Your surface is not smooth. Calculate the curvature and plot it - it will show you what’s going on.

With a smooth mesh it will be fine

[Ben0000]

Hi Hrvoje,


Could you elaborate on how I would calculate curvature? And how I would generate a smooth mesh? Is snappyHexMesh able to do this or would I need some other tool? Thanks.

[arjun]

Quote:

Originally Posted by Ben0000

I'm using the LES Smagorinsky turbulence model, if that is relevant. .

This is most probably relevant as you can see that viscosity in this case is control volume dependent and you can see the jumps. The pressure follows the viscosity as you noted.



Try the calculation without LES model and if these jumps disappear then it is the reason why this is happening.

[Ben0000]

Hi Arjun,
I did actually try this model earlier using RANS as the turbulence model instead of LES. It gave me quite similar results and the jumps in pressure were still there, although they were slightly less pronounced due to the "smearing" RANS does. I haven't run the model without a turbulence model yet, and I agree with you that this would probably solve the problem. Unfortunately, the flow is most definitely turbulent given my wind speed, so a laminar analysis would be quite inaccurate. I was hoping to fix this issue in general too, not just for this particular case.
I think at this point the best way to fix this issue would be with a better quality mesh. I've tried changing the minVolumeRatio parameter in snappyHexMesh dict, but I still get these sudden cell volume changes along the surface of the obstacle. Perhaps an external meshing tool like Salome is necessary.

[Alczem]

I would give cfMesh a try too, if you think the mesh is the culprit here. Your geometry looks simple enough that it won't take long to generate a decent mesh.

[arjun]

Well the idea of laminar flow is to see if turbulent viscosity is causing it.

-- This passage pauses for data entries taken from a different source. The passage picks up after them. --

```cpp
int gn_implicit_decode_split(const float *xin, int ldxin, int64_t M, const void *wpack, const float *tab, const float *xscale,
                             int C0, int N1, int N2, int OUT, float *out, int ldo, void *stream);
int gn_implicit_decode_split_batch(const float *xin, int ldxin, int64_t M, int B, const void *wpack, const float *tab, const float *xscale,
                                   int C0, int N1, int N2, int OUT, float *out, int ldo, void *stream);
int gn_implicit_decode_batch(const float *xin, int ldxin, int64_t M, int B, int C0, const float *w1p, const float *b1, const float *s1, const float *t1,
                             int N1, const float *w2p, const float *b2, const float *s2, const float *t2, int N2, const float *w3, const float *b3,
                             const float *s3, const float *t3, int OUT, float *out, int ldo, const float *run_if, int run_if_stride, void *stream);

int gn_implicit_decode_lattice_split(const float *vol, int D, int H, int W, int C0, int Q, int64_t m0, int64_t M, const void *wpack,
                                     const float *tab, const float *xscale, int N1, int N2, int OUT, float *out, int ldo, void *stream);

int gn_decoder_input_scale(const double *sumsq, int64_t V, int B, int C, float smax, float *out4, void *stream);


int gn_nearest_neighbor(const float *query, int64_t nq, const float *ref, int64_t nr, int32_t *idx, float *d2, void *stream);

int gn_nearest_neighbor_f64_batch(const double *query, const double *ref, const int64_t *pairs, int P, int64_t max_nq, int32_t *idx, double *d2,
                                  void *stream);

int gn_point_mesh_sqdist_batch(const double *query, const double *verts, const int32_t *faces, const int64_t *pairs, int P, int64_t max_nq,
                               int32_t *face_idx, double *d2, int64_t *bad, void *stream);


int gn_winding_number_batch(const double *query, const double *verts, const int32_t *faces, const int64_t *pairs, int P, int64_t max_nq,
                            double *out, int64_t *bad, void *stream);

int gn_winding_field_batch(const double *verts, const int32_t *faces, const int64_t *mesh_csr, int B, int D, int H, int W, float *out,
                           int64_t *bad, void *stream);

int gn_distance_field_batch(const double *verts, const int32_t *faces, const int64_t *mesh_csr, int B, int D, int H, int W,
                            int32_t *face_idx, double *d2, int64_t *bad, void *stream);

#define GN_QT_FACE_CHUNK 512
#define GN_QT_WINDING 0
#define GN_QT_DISTANCE 1
#define GN_QT_SIGNED_DISTANCE 2
#define GN_QT_OCCUPANCY 3

int gn_query_targets_face_chunk(void);
size_t gn_query_targets_workspace_bytes(int B, int64_t M, int64_t max_nf, int kind);
int gn_query_targets_batch(const float *query, const float *verts, const int32_t *faces, const int64_t *mesh_csr, int B, int64_t M, int64_t max_nf, int kind,
                           int use_clip, float tsdf_clip, int absolute, void *ws, size_t ws_bytes, float *target, double *w, double *d2, int32_t *face_idx,
                           int64_t *bad, void *stream);

#define GN_LOSS_MAX_SETS 8
#define GN_LOSS_L2 0
#define GN_LOSS_SMOOTH_L1 1
#define GN_LOSS_BCE_LOGITS 2
#define GN_LOSS_ROW_NORM 3

typedef struct {
    const float *logits;
    const float *gt;
    int64_t n;
    int ldl;
    int pad;
} GnNocsBinSet;

typedef struct {
    const float *pred;
    const float *target;
    int64_t count;
    int kind;
    int mirror;
} GnLossSegment;

size_t gn_nocs_bin_metrics_workspace_bytes(const GnNocsBinSet *sets_host, int nsets);
int gn_nocs_bin_metrics(const GnNocsBinSet *sets_host, int nsets, int bins, int mirror_axis, void *ws, size_t ws_bytes, double *out, void *stream);

size_t gn_value_losses_workspace_bytes(const GnLossSegment *segs_host, int nsegs);
int gn_value_losses(const GnLossSegment *segs_host, int nsegs, void *ws, size_t ws_bytes, double *out, void *stream);

typedef struct {
    const float *logits;
    const float *gt;
    float *grad;
    int64_t n;
    int ldl;
    int ldg;
    int ncols;
    int pad;
} GnNocsBinGradSet;

typedef struct {
    const float *pred;
    const float *target;
    float *grad;
    int64_t count;
    double coef;
    int kind;
    int mirror;
} GnLossGradSegment;

int gn_nocs_bin_loss_bwd(const GnNocsBinGradSet *sets_host, int nsets, int bins, int mirror_axis, const double *sums, const double *weights_host,
                         const float *upstream, void *stream);

int gn_value_losses_bwd(const GnLossGradSegment *segs_host, int nsegs, const double *sums, const float *upstream, void *stream);

#define GN_ADAM_CHUNK 4096
#define GN_ADAM_MAX_HYPER 16
typedef struct {
    float *p;
    const float *g;
    float *exp_avg;
    float *exp_avg_sq;
    int64_t numel;
    int64_t blk0;
    int hyper;
    int pad;
} GnAdamEntry;

typedef struct {
    double lr, beta1, beta2, eps, weight_decay;
    double bias_correction1;
    double bias_correction2_sqrt;
} GnAdamHyper;

int gn_adam_step(const GnAdamEntry *table, int n, int64_t nblocks, const GnAdamHyper *hyper_host, int nhyper, void *stream);

typedef struct {
    const void *src;
    int64_t dst_off;
    int64_t numel;
    int64_t blk0;
} GnPackEntry;

int gn_grad_pack(const GnPackEntry *table, int n_entries, int64_t n_blocks, float *flat, int64_t flat_numel, int world, void *stream);


size_t gn_grid_scatter_bwd_workspace_bytes(int64_t N, int C, int64_t cells, int reduce);
int gn_grid_scatter_bwd(const float *grad_vol, const float *vol, const float *src, int lds, const int32_t *flat_idx, int64_t N, int C, int c_real,
                        int64_t cells, int reduce, void *ws, size_t ws_bytes, float *grad_src, int ldg, void *stream);

int gn_segment_max_bwd(const float *grad_out, int ldg, const float *out, int ldo, const float *in, int ldi, const int32_t *slot_src, int M, int S,
                       int C, float *grad_in, int ldgi, void *stream);

int gn_global_max_pool_bwd(const float *grad_out, int ldg, const float *out, int ldo, const float *in, int ldi, const int32_t *ptr, int B, int C,
                           float *grad_in, int ldgi, void *stream);

size_t gn_sa_gather_bwd_workspace_bytes(int64_t rows, int64_t n_points);
int gn_sa_gather_bwd(const float *grad_edge, int lde, const int32_t *slot_src, int64_t rows, int C, int64_t n_points, void *ws, size_t ws_bytes,
                     float *grad_x, int ldgx, void *stream);

int gn_knn_neighbours(const float *ps, const int32_t *ptr_s, const float *pq, const int32_t *ptr_q, int B, int Nq, int k, int32_t *nbr, float *d2,
                      void *stream);
size_t gn_knn_interpolate_bwd_workspace_bytes(int64_t Nq, int k, int64_t Ns);
int gn_knn_interpolate_bwd(const int32_t *nbr, const float *d2, int Nq, int k, const float *grad_y, int ldg, int Ns, int C, void *ws, size_t ws_bytes,
                           float *grad_xs, int ldgx, void *stream);

size_t gn_trilinear_sample_bwd_workspace_bytes(int B, int64_t M, int D, int H, int W);
int gn_trilinear_sample_bwd(const float *grad_rows, int ldg, const float *vol, int B, int D, int H, int W, int C, const float *query, int64_t M,
                            void *ws, size_t ws_bytes, float *grad_vol, float *grad_query, void *stream);


size_t gn_conv3d_bwd_weight_workspace_bytes(int B, int D, int H, int W, int Cin, int Cout);
int gn_conv3d_bwd_weight(const float *src0, int C0, const float *src1, int C1, const float *a, const float *d, const float *y, const float *dy,
                         int B, int D, int H, int W, int Cout, void *ws, size_t ws_bytes, float *dw, void *stream);

int gn_relu_mask(const float *y, const float *dy, int64_t n, float *g, void *stream);


size_t gn_relu_mask_max_workspace_bytes(int B);
// ... 169 lines not shown
```

Before: 157.4.

## Overlap chunked FPS with ball query and fused SA on a side stream

Result: no change. 158.5, median of 6 (+0.7%).

```diff
diff --git a/garmentnets_amd/_lib.py b/garmentnets_amd/_lib.py
--- a/garmentnets_amd/_lib.py
+++ b/garmentnets_amd/_lib.py
@@ -17,7 +17,11 @@
     "gn_fps_nested": [_vp, _vp, _vp, _vp, _i32, _i32, _vp, _vp, _vp, _vp],
     "gn_fps_workspace_bytes": [_i32, _i32],
     "gn_fps_nested_ws": [_vp, _vp, _vp, _vp, _i32, _i32, _vp, _vp, _vp, _vp, _sz, _vp],
+    "gn_fps_resume_state_bytes": [_i32, _i32],
+    "gn_fps_resume": [_vp, _vp, _vp, _vp, _i32, _i32, _vp, _vp, _vp, _vp, _sz, _vp],
     "gn_ball_query": [_vp, _vp, _vp, _vp, _i32, _i32, _f32, _i32, _vp, _vp, _vp],
+    "gn_ball_query_rows": [_vp, _vp, _vp, _vp, _i32, _i32, _f32, _i32, _vp, _vp, _vp, _i32, _vp],
+    "gn_sa_fused_rows": [_vp, _i32, _i32, _vp, _vp, _vp, _vp, _i32, _i32, _i32, _vp, _vp, _vp, _vp, _vp, _i32, _i32, _i32, _vp, _i32, _vp, _i32, _vp, _i32],
     "gn_sa_gather": [_vp, _i32, _i32, _vp, _vp, _vp, _i32, _i32, _i32, _vp, _i32, _vp, _vp],
     "gn_segment_max": [_vp, _i32, _vp, _i32, _i32, _i32, _vp, _i32, _vp],
     "gn_sa_fused_supported": [_i32, _i32, _i32, _i32],
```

What you describe about the behaviour of turbulence models here makes sense because in LES the turbulent viscosity is function of velocity gradients and volume and in RANS models while control volume does not play direct role, the flow gradients certainly decide the turbulent viscosity.

Now flow gradients do depend on the control volumes and aspect ration and skew etc. So I believe this is what is causing the jump in turbulent viscosity and correspondingly jumps in pressure.

In the solvers that are Rhie and Chow based, many times this variation is reflected in momentum coefficient used in flux calculation and this causes this type of behaviour (Still can't say yet if this is really causing here but mostly seen this case cause in other simulations based on experience).

Quote:

Originally Posted by Ben0000

Hi Arjun,
I did actually try this model earlier using RANS as the turbulence model instead of LES. It gave me quite similar results and the jumps in pressure were still there, although they were slightly less pronounced due to the "smearing" RANS does. I haven't run the model without a turbulence model yet, and I agree with you that this would probably solve the problem. Unfortunately, the flow is most definitely turbulent given my wind speed, so a laminar analysis would be quite inaccurate. I was hoping to fix this issue in general too, not just for this particular case.
I think at this point the best way to fix this issue would be with a better quality mesh. I've tried changing the minVolumeRatio parameter in snappyHexMesh dict, but I still get these sudden cell volume changes along the surface of the obstacle. Perhaps an external meshing tool like Salome is necessary.